(Items listed in a dataset)
+-------+

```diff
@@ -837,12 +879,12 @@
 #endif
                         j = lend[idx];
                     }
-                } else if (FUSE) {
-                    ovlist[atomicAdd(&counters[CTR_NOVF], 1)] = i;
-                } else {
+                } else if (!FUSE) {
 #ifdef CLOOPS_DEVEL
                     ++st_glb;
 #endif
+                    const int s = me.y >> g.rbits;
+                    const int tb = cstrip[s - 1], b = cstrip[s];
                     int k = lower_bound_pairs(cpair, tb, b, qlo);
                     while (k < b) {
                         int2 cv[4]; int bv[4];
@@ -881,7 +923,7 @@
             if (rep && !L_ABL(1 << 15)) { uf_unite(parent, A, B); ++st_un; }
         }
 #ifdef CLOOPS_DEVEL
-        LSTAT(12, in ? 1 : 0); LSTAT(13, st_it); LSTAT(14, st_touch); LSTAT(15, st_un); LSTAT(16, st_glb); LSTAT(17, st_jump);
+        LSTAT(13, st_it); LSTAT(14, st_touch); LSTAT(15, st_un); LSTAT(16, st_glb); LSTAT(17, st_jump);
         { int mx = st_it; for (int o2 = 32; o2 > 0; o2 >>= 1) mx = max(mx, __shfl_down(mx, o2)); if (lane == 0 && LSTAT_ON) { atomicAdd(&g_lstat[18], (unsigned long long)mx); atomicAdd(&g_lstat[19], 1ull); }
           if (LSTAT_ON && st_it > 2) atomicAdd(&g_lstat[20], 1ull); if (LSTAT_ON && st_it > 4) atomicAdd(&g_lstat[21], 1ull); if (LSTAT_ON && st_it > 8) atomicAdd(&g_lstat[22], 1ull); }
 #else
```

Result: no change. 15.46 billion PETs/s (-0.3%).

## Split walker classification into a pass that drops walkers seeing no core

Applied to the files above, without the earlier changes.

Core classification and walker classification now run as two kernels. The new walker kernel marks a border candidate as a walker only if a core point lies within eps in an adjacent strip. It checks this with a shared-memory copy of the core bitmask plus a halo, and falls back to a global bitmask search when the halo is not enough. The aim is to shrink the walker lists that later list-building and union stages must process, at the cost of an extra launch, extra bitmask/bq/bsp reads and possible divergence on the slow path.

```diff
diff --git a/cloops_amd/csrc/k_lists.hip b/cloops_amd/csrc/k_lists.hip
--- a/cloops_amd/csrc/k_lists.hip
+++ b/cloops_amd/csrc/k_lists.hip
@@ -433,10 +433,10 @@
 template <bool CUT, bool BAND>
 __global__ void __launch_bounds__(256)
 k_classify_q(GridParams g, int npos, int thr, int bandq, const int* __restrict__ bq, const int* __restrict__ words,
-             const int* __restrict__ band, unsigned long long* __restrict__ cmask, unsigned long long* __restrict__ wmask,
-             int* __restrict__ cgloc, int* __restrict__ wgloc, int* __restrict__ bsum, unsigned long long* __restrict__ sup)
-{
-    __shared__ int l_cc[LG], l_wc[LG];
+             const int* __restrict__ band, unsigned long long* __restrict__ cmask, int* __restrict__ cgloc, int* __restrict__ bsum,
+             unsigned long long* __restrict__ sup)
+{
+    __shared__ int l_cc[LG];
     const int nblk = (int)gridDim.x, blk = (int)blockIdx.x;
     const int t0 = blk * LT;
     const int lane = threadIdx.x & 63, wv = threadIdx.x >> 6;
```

+-------+

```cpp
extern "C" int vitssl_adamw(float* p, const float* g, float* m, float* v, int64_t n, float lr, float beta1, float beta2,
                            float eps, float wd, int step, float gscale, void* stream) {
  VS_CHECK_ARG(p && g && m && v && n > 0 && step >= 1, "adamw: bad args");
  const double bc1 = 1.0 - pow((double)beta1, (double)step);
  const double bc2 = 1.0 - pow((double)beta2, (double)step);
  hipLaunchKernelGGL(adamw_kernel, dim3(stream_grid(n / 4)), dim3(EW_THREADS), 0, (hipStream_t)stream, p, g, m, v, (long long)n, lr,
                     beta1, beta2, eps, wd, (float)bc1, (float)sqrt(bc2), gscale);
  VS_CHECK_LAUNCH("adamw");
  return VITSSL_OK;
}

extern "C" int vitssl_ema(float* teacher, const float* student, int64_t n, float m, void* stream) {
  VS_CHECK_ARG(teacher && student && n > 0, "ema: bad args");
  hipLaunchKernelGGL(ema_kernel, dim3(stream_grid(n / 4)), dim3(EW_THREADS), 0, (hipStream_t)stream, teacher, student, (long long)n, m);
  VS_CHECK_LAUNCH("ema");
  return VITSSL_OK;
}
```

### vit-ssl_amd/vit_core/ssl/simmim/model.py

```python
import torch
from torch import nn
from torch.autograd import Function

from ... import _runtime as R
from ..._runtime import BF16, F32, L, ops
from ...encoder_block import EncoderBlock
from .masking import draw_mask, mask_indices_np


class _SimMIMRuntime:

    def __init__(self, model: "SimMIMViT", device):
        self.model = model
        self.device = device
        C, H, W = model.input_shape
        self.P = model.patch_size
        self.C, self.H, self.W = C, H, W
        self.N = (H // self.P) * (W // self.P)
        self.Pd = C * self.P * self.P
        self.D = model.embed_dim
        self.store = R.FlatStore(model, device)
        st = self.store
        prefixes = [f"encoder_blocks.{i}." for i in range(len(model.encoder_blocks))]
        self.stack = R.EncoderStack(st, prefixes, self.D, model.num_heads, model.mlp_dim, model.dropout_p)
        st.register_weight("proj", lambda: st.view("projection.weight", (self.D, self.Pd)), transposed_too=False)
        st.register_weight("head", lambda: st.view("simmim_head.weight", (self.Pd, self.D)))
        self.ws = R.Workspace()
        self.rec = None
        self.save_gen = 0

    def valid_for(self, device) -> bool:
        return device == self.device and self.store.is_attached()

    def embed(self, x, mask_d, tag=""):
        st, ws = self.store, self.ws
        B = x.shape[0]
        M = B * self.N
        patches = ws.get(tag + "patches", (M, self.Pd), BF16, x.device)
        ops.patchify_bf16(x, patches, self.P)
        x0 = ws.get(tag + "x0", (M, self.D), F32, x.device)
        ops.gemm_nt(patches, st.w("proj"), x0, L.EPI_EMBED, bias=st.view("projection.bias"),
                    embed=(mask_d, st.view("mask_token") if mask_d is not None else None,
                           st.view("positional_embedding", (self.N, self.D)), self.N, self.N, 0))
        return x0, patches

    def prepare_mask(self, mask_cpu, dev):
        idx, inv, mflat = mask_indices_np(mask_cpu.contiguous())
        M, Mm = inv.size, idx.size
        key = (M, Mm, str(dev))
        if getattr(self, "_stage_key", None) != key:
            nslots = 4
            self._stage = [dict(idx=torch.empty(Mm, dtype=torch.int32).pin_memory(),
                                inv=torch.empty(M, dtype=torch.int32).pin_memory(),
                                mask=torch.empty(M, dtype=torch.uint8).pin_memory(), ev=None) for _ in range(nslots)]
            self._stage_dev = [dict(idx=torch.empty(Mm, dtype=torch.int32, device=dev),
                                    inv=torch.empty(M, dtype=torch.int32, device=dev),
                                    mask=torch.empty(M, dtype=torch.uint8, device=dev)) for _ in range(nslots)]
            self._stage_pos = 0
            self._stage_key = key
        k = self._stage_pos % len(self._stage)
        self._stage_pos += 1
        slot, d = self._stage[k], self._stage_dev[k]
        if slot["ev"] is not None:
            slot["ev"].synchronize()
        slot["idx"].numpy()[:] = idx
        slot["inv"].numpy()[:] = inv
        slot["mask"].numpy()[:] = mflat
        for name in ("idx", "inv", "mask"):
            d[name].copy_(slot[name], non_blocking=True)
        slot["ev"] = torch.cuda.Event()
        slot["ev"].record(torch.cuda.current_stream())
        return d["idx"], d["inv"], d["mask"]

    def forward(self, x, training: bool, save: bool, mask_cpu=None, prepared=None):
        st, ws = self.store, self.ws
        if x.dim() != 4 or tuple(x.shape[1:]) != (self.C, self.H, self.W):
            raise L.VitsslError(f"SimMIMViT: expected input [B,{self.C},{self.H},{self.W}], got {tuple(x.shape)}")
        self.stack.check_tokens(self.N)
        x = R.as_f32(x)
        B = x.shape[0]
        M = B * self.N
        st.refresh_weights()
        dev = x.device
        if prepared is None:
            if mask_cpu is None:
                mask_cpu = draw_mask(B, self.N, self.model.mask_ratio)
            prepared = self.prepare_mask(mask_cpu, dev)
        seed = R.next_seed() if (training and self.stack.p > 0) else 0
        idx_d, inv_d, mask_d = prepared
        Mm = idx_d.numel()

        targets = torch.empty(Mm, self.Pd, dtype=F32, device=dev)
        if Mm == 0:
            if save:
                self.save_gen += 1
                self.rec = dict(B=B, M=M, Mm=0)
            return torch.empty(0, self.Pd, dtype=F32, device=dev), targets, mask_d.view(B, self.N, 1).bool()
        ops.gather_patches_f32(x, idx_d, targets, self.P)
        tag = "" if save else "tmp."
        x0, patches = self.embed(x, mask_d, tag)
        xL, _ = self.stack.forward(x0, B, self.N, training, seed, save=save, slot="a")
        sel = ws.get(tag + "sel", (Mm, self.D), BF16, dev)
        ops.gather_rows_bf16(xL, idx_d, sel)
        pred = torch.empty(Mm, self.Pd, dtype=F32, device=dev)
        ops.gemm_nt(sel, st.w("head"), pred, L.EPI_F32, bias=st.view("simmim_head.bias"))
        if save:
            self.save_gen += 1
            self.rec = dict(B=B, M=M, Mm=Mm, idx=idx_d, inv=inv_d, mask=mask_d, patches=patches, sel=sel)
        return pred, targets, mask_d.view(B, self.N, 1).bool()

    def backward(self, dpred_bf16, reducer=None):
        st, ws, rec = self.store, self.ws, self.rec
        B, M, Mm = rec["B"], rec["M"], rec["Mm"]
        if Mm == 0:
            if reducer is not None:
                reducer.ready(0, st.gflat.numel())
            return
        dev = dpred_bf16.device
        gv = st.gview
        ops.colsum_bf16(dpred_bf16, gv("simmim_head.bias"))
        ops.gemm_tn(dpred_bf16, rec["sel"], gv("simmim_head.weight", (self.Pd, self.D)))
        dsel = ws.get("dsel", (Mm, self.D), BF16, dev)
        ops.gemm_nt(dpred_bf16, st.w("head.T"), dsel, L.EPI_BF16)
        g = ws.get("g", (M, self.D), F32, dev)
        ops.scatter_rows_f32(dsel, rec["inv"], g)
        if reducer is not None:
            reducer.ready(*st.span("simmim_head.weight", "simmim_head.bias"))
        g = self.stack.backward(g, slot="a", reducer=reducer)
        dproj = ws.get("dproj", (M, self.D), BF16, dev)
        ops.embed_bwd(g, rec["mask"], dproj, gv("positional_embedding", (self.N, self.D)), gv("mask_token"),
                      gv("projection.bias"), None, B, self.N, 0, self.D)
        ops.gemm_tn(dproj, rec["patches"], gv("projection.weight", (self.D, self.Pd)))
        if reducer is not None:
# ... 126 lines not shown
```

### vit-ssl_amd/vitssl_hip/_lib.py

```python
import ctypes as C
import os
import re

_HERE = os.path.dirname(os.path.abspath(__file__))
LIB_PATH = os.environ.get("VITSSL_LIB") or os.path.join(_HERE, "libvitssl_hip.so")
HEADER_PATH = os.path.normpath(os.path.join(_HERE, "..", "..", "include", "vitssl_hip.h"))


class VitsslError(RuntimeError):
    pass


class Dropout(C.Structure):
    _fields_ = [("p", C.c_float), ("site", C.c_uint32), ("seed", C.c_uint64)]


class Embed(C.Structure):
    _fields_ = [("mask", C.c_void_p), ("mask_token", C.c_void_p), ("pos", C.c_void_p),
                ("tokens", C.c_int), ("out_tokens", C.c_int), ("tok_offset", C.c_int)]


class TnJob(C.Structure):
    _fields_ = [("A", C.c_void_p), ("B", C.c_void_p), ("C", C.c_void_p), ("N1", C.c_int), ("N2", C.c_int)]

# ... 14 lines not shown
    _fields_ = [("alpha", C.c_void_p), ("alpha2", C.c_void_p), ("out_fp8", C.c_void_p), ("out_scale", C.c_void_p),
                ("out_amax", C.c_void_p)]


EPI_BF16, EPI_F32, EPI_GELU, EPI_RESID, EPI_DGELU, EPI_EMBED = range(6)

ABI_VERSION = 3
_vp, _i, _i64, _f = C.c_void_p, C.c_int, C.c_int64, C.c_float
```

+-------+

Work request = Please find every line in the records that contains the word "training", and copy it out.

Reply to the task =
    def forward(self, x, training: bool, save: bool, mask_cpu=None, prepared=None):
        seed = R.next_seed() if (training and self.stack.p > 0) else 0
        xL, _ = self.stack.forward(x0, B, self.N, training, seed, save=save, slot="a")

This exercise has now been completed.